Source code for urbansim.utils.misc

"""
Utilities used within urbansim that don't yet have a better home.

"""
from __future__ import print_function

import os

import numpy as np
import pandas as pd
import toolz as tz


def _mkifnotexists(folder):
    d = os.path.join(os.getenv('DATA_HOME', "."), folder)
    if not os.path.exists(d):
        os.makedirs(d)
    return d


[docs]def data_dir():
    """
    Return the directory for the input data.
    """
    return _mkifnotexists("data")


[docs]def configs_dir():
    """
    Return the directory for the model configuration files.
    """
    return _mkifnotexists("configs")


[docs]def runs_dir():
    """
    Return the directory for the run output.
    """
    return _mkifnotexists("runs")


[docs]def models_dir():
    """
    Return the directory for the model configuration files (used by the
    website).
    """
    return _mkifnotexists("configs")


[docs]def charts_dir():
    """
    Return the directory for the chart configuration files (used by the
    website).
    """
    return _mkifnotexists("web/charts")


[docs]def maps_dir():
    """
    Return the directory for the map configuration files (used by the
    website).
    """
    return _mkifnotexists("web/maps")


[docs]def simulations_dir():
    """
    Return the directory for the simulation configuration files (used by the
    website).
    """
    return _mkifnotexists("web/simulations")


[docs]def reports_dir():
    """
    Return the directory for the report configuration files (used by the
    website).
    """
    return _mkifnotexists("web/reports")


[docs]def edits_dir():
    """
    Return the directory for the editable files (used by the
    website).
    """
    return _mkifnotexists("")


[docs]def config(fname):
    """
    Return the config path for the file with the given filename.
    """
    return os.path.join(configs_dir(), fname)

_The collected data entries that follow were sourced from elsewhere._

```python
SOURCES = [
    ("classifier.hip", ["-ffp-contract=off"] + (["-DCLS_ABL=" + os.environ["CLS_ABL"]] if os.environ.get("CLS_ABL") else [])),
    ("conv_mfma.hip", []),
    ("conv_rb.hip", (["-DIRE_RB_ABLATE"] if os.environ.get("IRE_RB_ABLATE") else []) +
     (["-DIRE_RB_NGP64=" + os.environ["IRE_RB_NGP64"]] if os.environ.get("IRE_RB_NGP64") else [])),
    ("conv_w4.hip", (["-DIRE_W4_STAMPS"] if os.environ.get("IRE_RB_ABLATE") else []) +
     (["-DIRE_W4_TICKS"] if os.environ.get("IRE_RB_ABLATE") == "2" else []) +
     (["-DW4_TEPI=" + os.environ["IRE_W4_TEPI"]] if os.environ.get("IRE_W4_TEPI") else []) +
     (["-DIRE_W4_TL"] if os.environ.get("IRE_W4_TL") else [])),
    ("conv_up.hip", (["-DIRE_UP_ABL=" + os.environ["IRE_UP_ABL"]] if os.environ.get("IRE_UP_ABL") else []) +
     (["-DIRE_UP_D=" + os.environ["IRE_UP_D"]] if os.environ.get("IRE_UP_D") else []) +
     (["-DIRE_UP_TEPI=" + os.environ["IRE_UP_TEPI"]] if os.environ.get("IRE_UP_TEPI") else [])),
    ("conv_upq.hip", os.environ.get("UQ_DEFS", "").split()),
    ("conv_dnq.hip", os.environ.get("DQ_DEFS", "").split()),
    ("conv_down.hip", (["-DDN_LD_NT=" + os.environ["DN_LD_NT"]] if os.environ.get("DN_LD_NT") else [])),
    ("conv_stem.hip", []),
    ("conv_f8.hip", []),
    ("conv_pc.hip", (["-DC3_ABL=" + os.environ["C3_ABL"]] if os.environ.get("C3_ABL") else []) +
     (["-DC3_PRIO=" + os.environ["C3_PRIO"]] if os.environ.get("C3_PRIO") else []) +
     (["-DC3_RES_PRE=" + os.environ["C3_RES_PRE"]] if os.environ.get("C3_RES_PRE") else []) +
     (["-DC3_TEPI=" + os.environ["C3_TEPI"]] if os.environ.get("C3_TEPI") else []) +
     (["-DC3_TEPI64=" + os.environ["C3_TEPI64"]] if os.environ.get("C3_TEPI64") else []) +
     (["-DIRE_LD_ONCE32=" + os.environ["IRE_LD_ONCE32"]] if os.environ.get("IRE_LD_ONCE32") else []) +
     (["-DC3_PROD8=" + os.environ["C3_PROD8"]] if os.environ.get("C3_PROD8") else []) +
     (["-DIRE_PC_TICKS"] if os.environ.get("IRE_RB_ABLATE") == "2" else []) + (["-DIRE_W4_TL"] if os.environ.get("IRE_W4_TL") else [])),
    ("conv_pk.hip", (["-DPK_ABL=" + os.environ["PK_ABL"]] if os.environ.get("PK_ABL") else []) +
     (["-DPK_TICKS"] if os.environ.get("PK_TICKS") else []) + (["-DIRE_W4_TL"] if os.environ.get("IRE_W4_TL") else []) + os.environ.get("PK_DEFS", "").split()),
    ("gn.hip", []),
    ("fusion.hip", (["-DFUSE_FL=" + os.environ["FUSE_FL"]] if os.environ.get("FUSE_FL") else [])),
    ("preprocess.hip", []),
    ("encode.hip", []),
    ("deflate.hip", []),
    ("jpeg.hip", []),
    ("jpeg_progenc.hip", []),
    ("jpeg_dec.hip", []),
    ("png_dec.hip", []),
    ("icc.hip", []),
    ("codec.cpp", ["--offload-host-only"]),
    ("engine.cpp", []),
    ("strips.cpp", []),
    ("api.cpp", []),
]
COMMON = ["--offload-arch=gfx950", "-O3", "-std=c++17", "-fPIC", "-Wall", "-Wno-unused-function",
          "-D__HIP_PLATFORM_AMD__"] + ([] if os.environ.get("IRE_SLP") == "1" else ["-fno-slp-vectorize"]) + \
         (["-DIRE_ST_LINE=" + os.environ["IRE_ST_LINE"]] if os.environ.get("IRE_ST_LINE") else []) + \
         (["-DIRE_ST_PART=" + os.environ["IRE_ST_PART"]] if os.environ.get("IRE_ST_PART") else []) + \
         (["-DIRE_LD_ONCE=" + os.environ["IRE_LD_ONCE"]] if os.environ.get("IRE_LD_ONCE") else []) + \
         (["-DIRE_LD_IN=" + os.environ["IRE_LD_IN"]] if os.environ.get("IRE_LD_IN") else []) + \
         os.environ.get("IRE_XFLAGS", "").split()

def _hipcc():
    for c in (os.environ.get("HIPCC"), "/opt/rocm/bin/hipcc", "hipcc"):
        if c and (os.path.isabs(c) and os.path.exists(c) or not os.path.isabs(c)):
            return c
    raise RuntimeError("hipcc not found")


def _deps_mtime():
    m = 0.0
    for root, _, files in os.walk(CSRC):
        for f in files:
            if f.endswith((".hpp", ".inc", ".h")):
                m = max(m, os.path.getmtime(os.path.join(root, f)))
    m = max(m, os.path.getmtime(os.path.join(HERE, "..", "include", "ire.h")))
    return m


def _compile(src, extra, force, hdr_m):
    path = os.path.join(CSRC, src)
    obj = os.path.join(OBJ, src.replace(".", "_") + ".o")
    lang = ["-x", "hip"] if src.endswith((".hip", ".cpp")) else []
    cmd = [_hipcc()] + COMMON + extra + lang + ["-c", path, "-o", obj]
    stamp = obj + ".cmd"
    cmd_id = " ".join(cmd).replace(HERE, "<pkg>")
    same_cmd = os.path.exists(stamp) and open(stamp).read() == cmd_id
    if (not force and same_cmd and os.path.exists(obj) and os.path.getmtime(obj) > os.path.getmtime(path)
            and os.path.getmtime(obj) > hdr_m):
        return obj
    r = subprocess.run(cmd, capture_output=True, text=True)
    if r.returncode != 0:
        raise RuntimeError(f"hipcc failed for {src}:\n{r.stderr[-4000:]}")
    with open(stamp, "w") as f:
        f.write(cmd_id)
    return obj


def build(force=False, verbose=False):
    os.makedirs(OBJ, exist_ok=True)
    os.makedirs(os.path.dirname(LIB), exist_ok=True)
    srcs = [(s, f) for s, f in SOURCES if os.path.exists(os.path.join(CSRC, s))]
    if os.path.exists(os.path.join(CSRC, "fusion_stub.cpp")) and not os.path.exists(os.path.join(CSRC, "fusion.hip")):
        srcs.append(("fusion_stub.cpp", []))
    hdr_m = _deps_mtime()
    with concurrent.futures.ThreadPoolExecutor(max_workers=6) as ex:
        objs = list(ex.map(lambda sf: _compile(sf[0], sf[1], force, hdr_m), srcs))
    if force or not os.path.exists(LIB) or any(os.path.getmtime(o) > os.path.getmtime(LIB) for o in objs):
        cmd = [_hipcc(), "--offload-arch=gfx950", "-shared", "-fPIC", "-o", LIB] + objs + ["-lpthread"]
        r = subprocess.run(cmd, capture_output=True, text=True)
        if r.returncode != 0:
            raise RuntimeError(f"link failed:\n{r.stderr[-4000:]}")
    build_node_addon()
    try:
        build_torch_extension()
    except ImportError as e:
        print("build: torch extension skipped (%s)" % e, file=sys.stderr)
    except RuntimeError as e:
        print("build: torch extension NOT built: %s" % str(e)[-1500:], file=sys.stderr)
    if verbose:
        print("built", LIB)
    return LIB


def build_node_addon():
    src = os.path.join(HERE, "node", "ire_napi.cc")
    out = os.path.join(HERE, "node", "ire_napi.node")
    inc = "/usr/include/node"
    if not os.path.exists(os.path.join(inc, "node_api.h")):
        return None
    if os.path.exists(out) and os.path.getmtime(out) > max(os.path.getmtime(src), _deps_mtime()):
        return out
    r = subprocess.run(["g++", "-O2", "-shared", "-fPIC", "-I" + inc, "-DNODE_GYP_MODULE_NAME=ire_napi", src, "-o", out, "-ldl"],
                       capture_output=True, text=True)
    if r.returncode != 0:
        raise RuntimeError("node addon build failed:\n" + r.stderr[-2000:])
    return out


def build_torch_extension():
    src = os.path.join(CSRC, "torch_ext.cpp")
    out = os.path.join(HERE, "lib", "_ire_torch.so")
    import sysconfig
    from torch.utils import cpp_extension as ce
    incs = ce.include_paths() + [sysconfig.get_paths()["include"], "/opt/rocm/include"]
    libdir = ce.library_paths()[0]
    cmd = (["g++", "-O2", "-std=c++17", "-shared", "-fPIC", "-D__HIP_PLATFORM_AMD__", "-DUSE_ROCM", "-DTORCH_EXTENSION_NAME=_ire_torch",
            "-DTORCH_API_INCLUDE_EXTENSION_H", "-D_GLIBCXX_USE_CXX11_ABI=" + str(int(__import__("torch")._C._GLIBCXX_USE_CXX11_ABI))] +
           ["-isystem" + i for i in incs] + [src, "-o", out, "-L" + libdir, "-Wl,-rpath," + libdir,
            "-lc10", "-lc10_hip", "-ltorch_cpu", "-ltorch", "-ltorch_python", "-ldl"])
    stamp = os.path.join(OBJ, "_ire_torch.cmd")
    cmd_id = " ".join(cmd).replace(HERE, "<pkg>")
    if (os.path.exists(out) and os.path.exists(stamp) and open(stamp).read() == cmd_id and
            os.path.getmtime(out) > max(os.path.getmtime(src), os.path.getmtime(os.path.join(HERE, "..", "include", "ire.h")))):
        return out
    r = subprocess.run(cmd, capture_output=True, text=True)
    if r.returncode != 0:
        raise RuntimeError("torch extension build failed:\n" + r.stderr[-3000:])
    os.makedirs(OBJ, exist_ok=True)
    with open(stamp, "w") as f:
        f.write(cmd_id)
    return out


if __name__ == "__main__":
    build(force="--force" in sys.argv, verbose=True)
```

image_restoration_platform_amd/csrc/conv_pc.hip:

```cpp
#include "conv_mfma.hpp"
#include "conv_plan.hpp"
#include "conv_prims.hpp"
#include "gn_fold.hpp"
#include "persist.hpp"

#include <type_traits>

namespace ire {

namespace {

#ifndef C3_RES_PRE
#define C3_RES_PRE -1
#endif
#ifndef C3_SCALAR
#define C3_SCALAR 1
#endif
#ifndef C3_PRIO
#define C3_PRIO 1
#endif
#ifndef C3_TEPI
#define C3_TEPI 1
#endif
#ifndef IRE_LD_ONCE32
#define IRE_LD_ONCE32 2
#endif
#ifndef C3_TEPI64
#define C3_TEPI64 1
#endif
#ifndef C3_PROD8
#define C3_PROD8 0
#endif
#ifndef C3_INTERIOR
#define C3_INTERIOR 0
#endif
#ifndef C3_ABL
#define C3_ABL 0
#endif
constexpr int C3_CONS = 512, C3_PROD = 256, C3_THREADS = C3_CONS + C3_PROD;
constexpr int pc_prod(int C, bool head) { return (C3_PROD8 && C == 32 && !head) ? 512 : 256; }
constexpr int C3_TH = 16, C3_TW = 32, C3_IH = C3_TH + 2, C3_IW = C3_TW + 2;
constexpr int C3_IN_CHUNKS = C3_IH * C3_IW * 4;
constexpr int C3_P_ITERS = (C3_IN_CHUNKS + C3_PROD - 1) / C3_PROD;
constexpr int C3_IN_BYTES = C3_P_ITERS * C3_PROD * 16;
template <int C> struct PcCfg {
    static constexpr int NT = C < 64 ? 32 : 64;
    static constexpr int NBLK = C / NT;
    static constexpr int NKC = C / 32;
    static constexpr int NTL = NT / 32;
    static constexpr int W_STAGE = 36 * NT * 16;
    static constexpr int W_STAGE_CHUNKS = 36 * NT;
    static constexpr int W_LDS = NKC * W_STAGE;
    static constexpr int W_OFF = 2 * C3_IN_BYTES;
    static constexpr int BIAS_OFF = W_OFF + W_LDS;
    static constexpr int NCC = NT / 8;
    static constexpr int RED_OFF = BIAS_OFF + C * 4;
    static constexpr int RED_HALF = 8 * NCC * 4;
    static constexpr int COEF_IMGS = pc_coef_imgs(C);
    static constexpr int COEF_OFF = RED_OFF + 2 * RED_HALF * 4;
    static constexpr int HEAD_OFF = COEF_OFF + COEF_IMGS * C * 2 * 4;
    static constexpr int PATCH_OFF = HEAD_OFF + (C == 32 ? 8 * 2 * 2 * 96 : 0);
    static constexpr int CNT_OFF = PATCH_OFF + (C == 32 ? 8 * 2048 : 0);
    static constexpr int LDS = CNT_OFF + (C == 64 ? 16 : 0);
    static_assert(LDS <= 160 * 1024, "LDS");
};
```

[docs]def get_run_number():
    """
    Get a run number for this execution of the model system, for
    identifying the output hdf5 files).

    Returns
    -------
    The integer number for this run of the model system.
    """
    try:
        f = open(os.path.join(os.getenv('DATA_HOME', "."), 'RUNNUM'), 'r')
        num = int(f.read())
        f.close()
    except Exception:
        num = 1
    f = open(os.path.join(os.getenv('DATA_HOME', "."), 'RUNNUM'), 'w')
    f.write(str(num + 1))
    f.close()
    return num


[docs]def compute_range(travel_data, attr, travel_time_attr, dist, agg=np.sum):
    """
    Compute a zone-based accessibility query using the urbansim format
    travel data dataframe.

    Parameters
    ----------
    travel_data : dataframe
        The dataframe of urbansim format travel data.  Has from_zone_id as
        first index, to_zone_id as second index, and different impedances
        between zones as columns.
    attr : series
        The attr to aggregate.  Should be indexed by zone_id and the values
        will be aggregated.
    travel_time_attr : string
        The column name in travel_data to use as the impedance.
    dist : float
        The max distance to aggregate up to
    agg : function, optional, np.sum by default
        The numpy function to use for aggregation
    """
    travel_data = travel_data.reset_index(level=1)
    travel_data = travel_data[travel_data[travel_time_attr] < dist]
    travel_data["attr"] = attr.reindex(travel_data.to_zone_id, fill_value=0).values
    return travel_data.groupby(level=0).attr.apply(agg)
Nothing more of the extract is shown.